吳緬有樣學樣,跟着說:“我也處理點私事。”

鄭行舟笑吳緬小孩子心性,吃醋又記仇。

他當然也不能把自己約紀疏鴻學如何白手起家創建公司的事情告訴他,便跟他講了紀疏鴻和餘元的故事。

吳緬聽着,徹底安靜下來,整個人縮在寬大的衛衣裏軟趴趴的,因為怕傷口裂開,一只手扶着沒受傷那側的腰,頭微垂,看上去很是虛弱。
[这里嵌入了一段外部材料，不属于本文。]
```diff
@@ -1183,17 +1201,21 @@
                 const V3 ray_o = v3(o4), ray_dir = v3(d4);
                 Rng rng_probe; rng_probe.s1 = rs.x; rng_probe.s2 = rs.y;
                 V3 wi, skyColor; float skyPdf;
-                probe_sample(fd.probe, fd.guide_x, fd.guide_y, fd.probe_rec, fd.probe_row_mul, wi, skyColor, skyPdf, rng_probe);
+                if (!EXTRA || fd.guide_x) probe_sample<true>(fd, wi, skyColor, skyPdf, rng_probe);
+                else probe_sample<false>(fd, wi, skyColor, skyPdf, rng_probe);
                 const float4 thr_in = ps.thr[slot];
-                const TriRec T = load_tri_off(sc.tris, tpos << 4);
-                const MeshDev M = sc.meshes[T.mesh];
-                const Mat& mat = M.material;
-                const V3 e1 = v3(T.e1x, T.e1y, T.e1z), e2 = v3(T.e2x, T.e2y, T.e2z);
-                const V3 N_0 = normalize(cross(e1, e2));
+                const float4* __restrict__ ts = (const float4*)(sc.tri_shade + tpos / 3u);
+                const float4 ts0 = ts[0];
+                const uint32_t mesh = __float_as_uint(ts[1].x), prim = __float_as_uint(ts0.w);
+                const Mat mat = sc.shade_meshes[mesh];
+                const ShadeMeshRare* __restrict__ rare = sc.shade_rare + mesh;
+                const V3 emission = (flags & FLAG_SECONDARY) == 0 ? v3(*(const float4*)rare->emission) : v3(0.f);
+                const V3 sqrt_color = mat.subsurface > 0.0f ? v3(*(const float4*)rare->sqrt_color) : v3(0.f);
+                const V3 N_0 = v3(ts0);
                 const V3 wo = neg(ray_dir);
                 const V3 N = N_0 * copysignf(1.0f, dot(wo, N_0));
                 const V3 P = ray_o + hit.x * ray_dir;
-                const bool catcher = (mat.flags & FOVPT_MATERIAL_FLAG_SHADOW_CATCHER) != 0;
+                const bool catcher = (mat.bits & FOVPT_SHADE_CATCHER) != 0;
                 if (catcher && (flags & FLAG_SECONDARY)) {
                     next_o = P; next_d = ray_dir; next_pdf = d4.w;
                     want_next = true;
@@ -1204,29 +1226,26 @@
                     V3 thr = v3(t4);
                     float rayEta = t4.w;
                     Rng rng = rng_probe;
-                    V3 albedo = v3(mat.color);
-                    if (M.texture_id >= 0 && M.has_texcoord) {
-                        const float2* tc = sc.tri_tc + (size_t)T.prim * 3;
+                    V3 albedo = v3(mat.color[0], mat.color[1], mat.color[2]);
+                    if (mat.bits & FOVPT_SHADE_TEXTURED) {
+                        const TexDev tex = sc.meshes[mesh].tex;
+                        const float2* tc = sc.tri_tc + (size_t)prim * 3;
                         const float2 t0 = tc[0], t1 = tc[1], t2 = tc[2];
                         const float w0 = 1.f - hit.y - hit.z;
                         const float tcx = (w0 * t0.x + hit.y * t1.x) + hit.z * t2.x;
                         const float tcy = (w0 * t0.y + hit.y * t1.y) + hit.z * t2.y;
-                        albedo = v3(tex2d(M.tex, tcx, tcy));
+                        albedo = v3(tex2d(tex, tcx, tcy));
                     }
                     if (ps.guide_n && depth == 0 && (flags & FLAG_SECONDARY) == 0) {
                         ps.guide_n[slot] = f4(N, 0.f);
                         ps.guide_a[slot] = f4(albedo, 0.f);
                     }
-                    float outEta;
-                    if (rayEta == 1.0f)
-                        outEta = (mat.eta == 0.0f) ? 2.0f / (1.0f - sqrtf(0.08f * mat.specular)) - 1.0f : mat.eta;
-                    else
-                        outEta = 1.0f;
+                    const float outEta = rayEta == 1.0f ? mat.out_eta : 1.0f;
                     const BsdfView view = bsdf_view(mat, albedo, rayEta, outEta, N, wo);
                     V3 sum_hit = v3(0.0f);
                     {
                         const float bsdfPdf = bsdf_pdf(mat, view, N, wo, wi);
-                        const V3 f = bsdf_eval(mat, albedo, view, N, wo, wi);
+                        const V3 f = bsdf_eval(mat, sqrt_color, albedo, view, N, wo, wi);
                         if (bsdfPdf > 0.0f) {
                             const float weight = 0.5f * skyPdf / (0.5f * bsdfPdf + 0.5f * skyPdf);
                             if (weight > 0.0f) {
@@ -1249,8 +1268,8 @@
                         alpha_occ = thr * sum_hit;
                     }
                     if ((flags & FLAG_SECONDARY) == 0) {
-                        rad_vis = rad_vis + v3(mat.emission);
-                        rad_occ = rad_occ + v3(mat.emission);
+                        rad_vis = rad_vis + emission;
+                        rad_occ = rad_occ + emission;
                     }
                     V3 bu, bv;
                     basis_from_vector(N, bu, bv);
@@ -1282,7 +1301,7 @@
                         flags |= FLAG_SECONDARY;
                         depth += 1;
                         if (depth < fd.max_depth || sc.any_catcher) {
-                            const V3 f = bsdf_eval(mat, albedo, view, N, wo, bsdfDir);
+                            const V3 f = bsdf_eval(mat, sqrt_color, albedo, view, N, wo, bsdfDir);
                             if (dot(bsdfDir, N) <= 0.0f) rayEta = outEta;
                             thr = thr * div_vs(f * fabsf(dot(N, bsdfDir)), bsdfPdf);
                             bool rr_kill = false;
@@ -1531,6 +1550,17 @@
     const float4 c = data[i];
     rec[2 * i] = make_float4(cdfX[i], pdfX[i], c.x, c.y);
     rec[2 * i + 1] = make_float4(c.z, 0.f, 0.f, 0.f);
+}
+
+__global__ void k_shade_meshes(int n, const MeshDev* __restrict__ meshes, ShadeMesh* __restrict__ out, ShadeMeshRare* __restrict__ rare)
+{
+    const int i = blockIdx.x * blockDim.x + threadIdx.x;
+    if (i >= n) return;
+    ShadeMesh r;
+    ShadeMeshRare q;
+    shade_mesh_records(meshes[i], r, q);
+    out[i] = r;
+    rare[i] = q;
 }
 
 #define CDF_ROWS 8
@@ -1667,7 +1697,7 @@
 void fovpt_launch_shade(hipStream_t st, const FrameDev& fd, SceneView sc, PathState ps, RayQueue queue_in, RayQueue queue_out,
                         ShadowQueue sq, uint32_t cap, Counters* cnt, int depth, int grid, hipEvent_t done, uint32_t sel)
 {
-    if (fd.options) {
+    if (fd.options || !fd.guide_x) {
         if (done) hipExtLaunchKernelGGL(k_shade<true>, dim3(grid), dim3(FOVPT_BLOCK), 0, st, nullptr, done, 0, fd, sc, ps, queue_in, queue_out, sq, cap, cnt, depth, sel);
         else hipLaunchKernelGGL(k_shade<true>, dim3(grid), dim3(FOVPT_BLOCK), 0, st, fd, sc, ps, queue_in, queue_out, sq, cap, cnt, depth, sel);
     } else {
@@ -1709,6 +1739,11 @@
 {
     hipLaunchKernelGGL(k_probe_records, dim3((unsigned)((n + 255) / 256)), dim3(256), 0, st, n, cdfX, pdfX, data, rec);
 }
+void fovpt_launch_shade_meshes(hipStream_t st, int n, const MeshDev* meshes, ShadeMesh* out, ShadeMeshRare* rare)
+{
+    hipLaunchKernelGGL(k_shade_meshes, dim3((n + 255) / 256), dim3(256), 0, st, n, meshes, out, rare);
+}
+
 void fovpt_launch_build_cdf(hipStream_t st, int w, int h, const float4* data, float* pdfX, float* cdfX, float* pdfY, float* cdfY, float* row_total)
 {
     hipLaunchKernelGGL(k_cdf_rows, dim3((h + CDF_ROWS - 1) / CDF_ROWS), dim3(CDF_COLS), 0, st, w, h, data, pdfX, cdfX, row_total);
```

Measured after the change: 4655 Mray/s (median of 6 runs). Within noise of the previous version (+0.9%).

鄭行舟又看他一眼,覺得自己還是有必要哄哄他,不然明天不好交代,于是試探地問:“生氣了?”

“沒。”吳緬很快從牙縫裏擠出一個字。

可他的拒絕交談态度很是明顯。

鄭行舟沒有反駁他,而是點了點頭,擡高了聲音,語氣有點惋惜:“其實……明天打算帶你去海洋館的,可你不聽話到處亂跑,還受了傷,要不就算了吧。”

他在吳文忠發來的資料裏看到過吳緬很喜歡海洋館,曾經為了畢業後能去海洋館工作,每年暑假都去做義工。

果然,吳緬聞言擡眼看他,被鄭行舟抓包又匆忙別過頭,假裝看風景,聲音小到幾乎沒有:“只是皮肉傷,我沒亂跑……”

“你說什麽?”鄭行舟故意裝聽不清。

吳緬垮着臉,“沒什麽。”

過了會兒,他才問:“……明天去不去?”

“去哪兒?”

“海洋館。”

“去。”

後視鏡裏的吳緬雖然仍垮着臉,唇角卻不自覺地浮起一抹笑意。

年輕人就是好哄,小恩小惠就能輕易打發。

鄭行舟感嘆着再次看向車外飛馳而過的城市街景,車窗上映出他垂眸深思的側臉。